Page::$models = $models;

foreach (range(1, $runs) as $i) {
    clearstatcache();
    $start = microtime(true);
    Dir::inventory($this->tmp);
    $totals['with'][] = microtime(true) - $start;
}

var_dump('
    Without models: ' . A::average($totals['without'], 7) . '
    With models: ' . A::average($totals['with'], 7)
);
lukasbestle commented 1 year ago

Another possible solution that came to my mind:

What if we use Dir::read() on the folder of the child instead of looping through all models? This would convert potentially dozens of file_exists() calls to one scandir() call.

distantnative commented 1 year ago

I tried this (directly with scandir() and then some array intersect logic. As well as the glob attempt. But all didn't seem to be reliably better. But as @rasteiner pointed out, maybe my testing is flawed.

distantnative commented 1 year ago

Testing with clearstatcache() between runs as suggested by @rasteiner:

main branch:

Screenshot 2023-04-02 at 15 26 09

Alternative 1

$models = array_keys(Page::$models);
if (count($models) > 0) {
    $model = array_intersect($models, scandir($root))[0] ?? null;
}
Screenshot 2023-04-02 at 15 24 10

Alternative 2

$models  = implode(',', array_keys(Page::$models));
$before  = $root . '/';
$after   = '.' . $contentExtension;
$pattern = $before . '{' . $models . '}' . $after;
if ($models = glob($pattern, GLOB_NOSORT|GLOB_BRACE)) {
    $model = Str::between($models[0], $before, $after);
}
Screenshot 2023-04-02 at 15 28 17

So I think glob is really out of the question but scandir() could bring some improvements. Although it has a much steeper performance drop from 0 to 1 model. While the current implementation rather worsen with the increasing number of models.

distantnative commented 1 year ago

Maybe more apparent with 20 models

main branch

Screenshot 2023-04-02 at 15 37 15

scandir intersect

Screenshot 2023-04-02 at 15 38 09
lukasbestle commented 1 year ago

Since we know the number of models, we could use a hybrid approach: Use file_exists() for maybe up to five models and scandir() for more than five.
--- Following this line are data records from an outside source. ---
# microsoft/OmniParser

Hardware: AMD Instinct MI355X
Metric: screenshots/sec end-to-end (detect+caption) @1920x1080 (higher is better)
Workload: dtype f32 (split-f16x3 MFMA)

## Files before the change

### include/omni_amd.h

```cpp
#ifndef OMNI_AMD_H
#define OMNI_AMD_H

#include <stdint.h>
#include <stddef.h>

#ifdef __cplusplus
extern "C" {
#endif

#define OMNI_ABI_VERSION 3

enum { OMNI_F32 = 0, OMNI_F16 = 1 };
enum { OMNI_ACT_NONE = 0, OMNI_ACT_SILU = 1, OMNI_ACT_GELU = 2 };
enum {
  OMNI_OK = 0,
  OMNI_E_ARG = -1,
  OMNI_E_HIP = -2,
  OMNI_E_NODEV = -3
};

const char* omni_last_error(void);
int omni_abi_version(void);
int omni_device_count(void);
int omni_overflow_count(int reset, unsigned long long* count);
// ... 46 lines not shown

#define OMNI_VOCAB_HEADER_BYTES 32
#define OMNI_VOCAB_MAX_NODES 65536
#define OMNI_VOCAB_MAX_LABEL 64
typedef struct omni_vocab_trie {
  int32_t n_nodes;
  int32_t n_edges;
  int32_t longest;
  int32_t reserved[5];
} omni_vocab_trie_t;

#define OMNI_GEN_CTRL_HEADER_BYTES 32
#define OMNI_GEN_CTRL_MAX_BAD 64
#define OMNI_GEN_CTRL_MAX_BAD_LEN 8
typedef struct omni_gen_ctrl {
  float penalty;
  int32_t ngram;
  int32_t min_new_tokens;
  int32_t begin_index;
  int32_t n_bad;
  int32_t bad_stride;
  int32_t reserved[2];
} omni_gen_ctrl_t;

typedef struct omni_cand {
  float x1, y1, x2, y2;
  float score;
  int32_t cls;
  int32_t anchor;
  int32_t pad;
} omni_cand_t;

int omni_op_launch(const omni_op_t* op, void* stream);

typedef struct omni_plan omni_plan_t;
int omni_plan_create(const omni_op_t* ops, int n_ops, omni_plan_t** out);
int omni_plan_run(omni_plan_t* plan, void* stream);
int omni_plan_capture(omni_plan_t* plan, void* stream);
int omni_plan_replay(omni_plan_t* plan, void* stream);
int omni_plan_num_ops(const omni_plan_t* plan);
void omni_plan_destroy(omni_plan_t* plan);

int omni_resample_coeffs(int in_size, int out_size, int filter, int32_t* h_bounds, int32_t* h_coef);

int omni_plan_time(omni_plan_t* plan, void* stream, int iters, float* ms);

int omni_plan_profile(omni_plan_t* plan, void* stream, float* h_ms);

int omni_debug_tile_map(int mtiles, int ntiles, int xcd_n, long long weight_bytes, int bid, int* mt, int* nt, int* grid,
                        int* xcd_n_used);

int omni_debug_conv_cfg(const omni_op_t* op, int out[8]);

int omni_visual_match_cfg(const omni_op_t* op, long long out[4]);

typedef struct omni_model omni_model_t;

int  omni_model_load(const char* bundle_path, omni_model_t** out);
void omni_model_destroy(omni_model_t* model);
int  omni_model_int(const omni_model_t* model, const char* name, long long* value);
int  omni_model_tensor(const omni_model_t* model, const char* name, void** d_ptr, long long* nbytes);
int  omni_model_run(omni_model_t* model, const char* plan_name);

int  omni_detector_create(const char* bundle_path, omni_model_t** out);
int  omni_detector_infer(omni_model_t* det, const uint8_t* images_rgb, int n_images, int on_device, float* h_boxes, float* h_scores,
                         int32_t* h_classes, int32_t* h_counts);

int  omni_captioner_create(const char* bundle_path, omni_model_t** out);
int  omni_captioner_caption(omni_model_t* cap, const uint8_t* image_rgb, int on_device, int img_h, int img_w, const int32_t* h_boxes_px,
                            int n, int32_t* h_ids);

#ifdef __cplusplus
}
#endif
#endif
```

### omniparser_amd/_lib.py

```python
import ctypes
from ctypes import c_char_p, c_float, c_int, c_int32, c_void_p, POINTER, Structure

from . import build as _build
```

distantnative commented 1 year ago

https://github.com/getkirby/kirby/commit/50addd33a781af762953d02b27823ee59dde6de8

lukasbestle commented 1 year ago

I think that looks promising. It's already an improvement for the current setup, no matter if we ever change the content file naming structure.

Could you add a comment above the if like "For many models, one call to scandir() is faster than many calls to file_exists()" so we will be able to remember why we did that?

distantnative commented 1 year ago

https://github.com/getkirby/kirby/pull/5136

distantnative commented 8 months ago

Back at it again, this time with proper performance testing.

Test setup has 26 child pages with each a normal content file and two images + meta files.

Current implementation:

Screenshot 2024-01-21 at 13 58 12

scandir alternative:

Screenshot 2024-01-21 at 13 59 14

So already here the alternative looks like it would only improve the situation with 20+ models. Even less if we consider pages with more than 2 images and meta files but quite a lot of files that scandir would have to deal with.

Not that convinced by that solution in consequence.

If anyone has new ideas, please share them - otherwise, I'd think that part of code is as good as we have solutions for for now.